AI Business Growth: The company's AI-related business revenue increased to 32% of total revenue, reflecting strong global demand for hybrid AI solutions.
Market Position and Resilience: Analysts noted Lenovo's strong supply chain management and leading global PC shipment scale, which enhance its ability to manage rising component costs and demonstrate cyclical resilience compared to competitors.
Analyst Ratings: Huatai Securities maintained a "Buy" rating on Lenovo with a target price of $14, while BofAS reduced its target price to $9.9 but reaffirmed a neutral rating.
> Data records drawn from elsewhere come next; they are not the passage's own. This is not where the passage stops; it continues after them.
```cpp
inline long long plan_cdiv(long long a, long long b) { return (a + b - 1) / b; }
inline int plan_demote(const FwdPlanIn& in, int v, long long n, long long small_tiles, int w4, int lat) {
    const long long load = plan_cdiv(n, 16) * in.conc;
    if (v == 2 && load <= small_tiles * in.opt.auto_small) v = w4;
    if ((v == 2 || v == w4) && load <= 512LL * in.opt.auto_tiny) v = lat;
    return v;
}
inline GclShape plan_gcl_shape(const FwdPlanIn& in, long long n) {
    const int persist = in.opt.gcl_persist;
    if (in.train) return (in.precision & OARD_PREC_TRAIN_BF16X3) ? GCL_TRAIN_B3 : persist ? GCL_TRAIN_PERSIST : GCL_TRAIN_RING3;
    const int v = plan_demote(in, in.opt.gcl_variant, n, 1024, 3, 6);
    switch (v) {
        case 0: return GCL_V0;
        case 2: return (in.precision & OARD_PREC_GCL_BF16X3) ? GCL_B3 : (persist > 1 || (persist == 1 && in.conc == 1)) ? GCL_PERSIST : GCL_RING3;
        case 3: return GCL_W4;
        case 6: return GCL_SMALL;
#ifdef OARD_EXPERIMENTS
        case 4: case 5: case 7: case 8: case 9: case 10: case 11: case 12: return GclShape(GCL_X0 + v);
#endif
        default: return GCL_INVALID;
    }
}
inline long long plan_gcl_grid(const FwdPlanIn& in, GclShape s, long long n) {
    if (s == GCL_PERSIST || s == GCL_TRAIN_PERSIST) {
        const long long nhalf = plan_cdiv(plan_cdiv(n, 16), 4), g = in.opt.gcl_grid;
        return std::min(nhalf, g > 0 ? g : g < 0 ? plan_cdiv(nhalf, 2 * -g) : in.conc > 1 ? std::max(1, in.cus / 2) : in.cus);
    }
    return plan_cdiv(n, s == GCL_SMALL ? 16 : (s == GCL_V0 || s == GCL_W4 || s == GCL_X0 + 12) ? 64 : (s == GCL_X0 + 10 || s == GCL_X0 + 11) ? 192 : 128);
}
inline EquiShape plan_equi_shape(const FwdPlanIn& in) {
    if (in.train) return (in.precision & OARD_PREC_TRAIN_BF16X3) ? EQ_TRAIN_B3 : EQ_TRAIN;
    switch (plan_demote(in, in.opt.equi_variant, in.A, 512, 1, 4)) {
        case 0: return EQ_V0;
        case 1: return EQ_W4;
        case 2: return (in.precision & OARD_PREC_EQUI_BF16X3) ? EQ_B3 : EQ_W8;
        case 4: return in.scratch && plan_cdiv(in.A, 16) * in.conc <= in.opt.small_split ? EQ_SMALL_SPLIT : EQ_SMALL;
        default: return EQ_INVALID;
    }
}
inline FwdPlan make_fwd_plan(FwdPlanIn in) {
    if (in.train) { in.opt.gcl_variant = in.opt.equi_variant = 2; in.opt.node_variant = 1; in.opt.gcl_skip = 1; }
    const FwdOptions& o = in.opt;
    const bool nv1 = o.node_variant == 1 && o.equi_variant != 0, skip = o.gcl_skip && o.gcl_variant != 0;
    FwdPlan p = {};
    p.num_layers = in.num_layers;
    p.fill_edges = !skip;
    p.init_v1 = o.node_variant >= 1;
    p.scalarize_tiles = plan_cdiv(in.A, 64) * in.conc <= 2048;
    p.node = !nv1 ? NODE_V0 : in.npb <= 4 ? NODE_ROWS : NODE_LARGE;
    p.equi = plan_equi_shape(in);
    p.use_al = !in.train && o.equi_skip && in.A > 0 && nv1;
    p.l0_skip = !in.train && o.equi_l0_skip && in.A > 0 && p.node == NODE_LARGE && p.equi == EQ_W8;
    auto throughput = [&](long long n) { const GclShape s = plan_gcl_shape(in, n); return n == 0 || s == GCL_PERSIST || s == GCL_RING3; };
    p.msum = !in.train && o.gcl_msum && in.E > 0 && o.gcl_variant == 2 && p.node == NODE_LARGE && throughput(in.CI) && throughput(in.CX);
    const long long inner = p.msum ? in.CI : in.A, all = p.msum ? in.CI + in.CX : in.E;
    for (int k = 0; k < 4; ++k) {
        GclLayer& g = p.gcl[k];
        auto add = [&](long long r0, long long r1, bool s1, bool s3) {
            const GclShape s = plan_gcl_shape(in, r1 - r0);
            if (r1 > r0) g.l[g.n++] = GclLaunch{r0, r1, s1, s3, s, plan_gcl_grid(in, s, r1 - r0)};
        };
        const bool s1 = !(skip && (k & 1)), s3 = !(skip && (k & 2));
        if (s1 && s3) add(0, all, true, true);
        else { add(0, inner, true, true); add(inner, all, s1, s3); }
    }
    return p;
}
```

Measured before the change: 3703 reaction-steps/s.

## Compute radial terms once per symmetric edge pair and precompute RBF projection

Exploits that the RBF features and the radial linear projections depend only on distance, so they are identical for the edges (m,n) and (n,m). The change computes them once per unordered pair and writes the result to both rows, and adds a pair-level kernel that precomputes the RBF projection (cr) for the equivariant edge kernel, which then loads it instead of running the RB chain per edge. This roughly halves radial work and shrinks the weight stream the equi kernel prefetches. The cost is an extra launch, a new crbuf workspace, and extra pair-index tables built on the host at topology creation.

```diff
diff --git a/oareactdiff_amd/_capi.py b/oareactdiff_amd/_capi.py
--- a/oareactdiff_amd/_capi.py
+++ b/oareactdiff_amd/_capi.py
@@ -152,7 +152,7 @@
     L.oard_timing_reset.argtypes = []; L.oard_timing_reset.restype = C.c_int
     L.oard_timing_get.argtypes = [C.c_char_p, C.POINTER(C.c_double), C.POINTER(i64)]; L.oard_timing_get.restype = C.c_int
     for env, opt in (("OARD_GCL_VARIANT", b"gcl_variant"), ("OARD_EQUI_VARIANT", b"equi_variant"),
-                     ("OARD_NODE_VARIANT", b"node_variant"), ("OARD_GCL_SKIP", b"gcl_skip"), ("OARD_EQUI_SKIP", b"equi_skip"), ("OARD_EQUI_L0_SKIP", b"equi_l0_skip"), ("OARD_GCL_MSUM", b"gcl_msum"), ("OARD_GCL_PERSIST", b"gcl_persist"), ("OARD_GCL_GRID", b"gcl_grid"), ("OARD_PARTS", b"parts"), ("OARD_SEQUENTIAL", b"sequential"), ("OARD_POISON", b"poison"), ("OARD_AUTO_SMALL", b"auto_small"), ("OARD_AUTO_TINY", b"auto_tiny"), ("OARD_NPB", b"npb"),
+                     ("OARD_NODE_VARIANT", b"node_variant"), ("OARD_GCL_SKIP", b"gcl_skip"), ("OARD_EQUI_SKIP", b"equi_skip"), ("OARD_EQUI_L0_SKIP", b"equi_l0_skip"), ("OARD_GCL_MSUM", b"gcl_msum"), ("OARD_PAIR_TERMS", b"pair_terms"), ("OARD_GCL_PERSIST", b"gcl_persist"), ("OARD_GCL_GRID", b"gcl_grid"), ("OARD_PARTS", b"parts"), ("OARD_SEQUENTIAL", b"sequential"), ("OARD_POISON", b"poison"), ("OARD_AUTO_SMALL", b"auto_small"), ("OARD_AUTO_TINY", b"auto_tiny"), ("OARD_NPB", b"npb"),
                      ("OARD_WGRAD_WGS", b"wgrad_wgs"), ("OARD_WGRAD_LDS", b"wgrad_lds"), ("OARD_WGRAD_T16", b"wgrad_t16"), ("OARD_WGRAD_QUEUE", b"wgrad_queue"), ("OARD_GATE_FOLD", b"gate_fold"), ("OARD_WGRAD_SHAPES", b"wgrad_shapes"), ("OARD_TRAIN_DUAL", b"train_dual"), ("OARD_SMALL_SPLIT", b"small_split"),
                      ("OARD_SKIP_FAMILIES", b"skip_families")):
         if os.environ.get(env) not in (None, ""):
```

Financial Performance: LENOVO GROUP reported a revenue of USD22.204 billion in 3QFY26, an 18% year-over-year increase, with a non-HKFRS net profit growth of 36% YoY to USD589 million, although net profit attributable to shareholders fell by 21% YoY to USD546 million.
AI Business Growth: The company's strong performance was driven by a 72% YoY growth in its AI-related business, which now constitutes 32% of total revenue, alongside effective cost control that improved the operating profit margin by 0.6 percentage points YoY to 4.3%.
Analyst Ratings: CICC has raised its FY26 non-HKFRS net profit forecast for LENOVO GROUP by 6.5% to USD1.801 billion, maintaining an Outperform rating with a target price of HKD14.8.
Market Sentiment: M Stanley views LENOVO GROUP's sales decline guidance as overly conservative and has kept its rating at Equalweight, reflecting cautious optimism in the company's market position.
Tech Industry Concerns: Leaders like Elon Musk and Tim Cook are warning about a global crisis due to memory chip shortages affecting profits and corporate planning, with rising prices impacting various products.
AI Data Centers Impact: The construction of AI data centers is straining memory chip supply, as AI chips require significant high-bandwidth memory, leading to shortages in traditional sectors like mobile phones and PCs.
Ongoing Supply Tensions: Memory chip supply has been tight even before the full launch of AI data center plans, with prices increasing and expectations that supply issues will persist until at least the end of the year.
Market Reactions: Lenovo's CEO has indicated that the structural imbalance between supply and demand is not a temporary issue, reflecting broader market concerns about the sustainability of chip supplies.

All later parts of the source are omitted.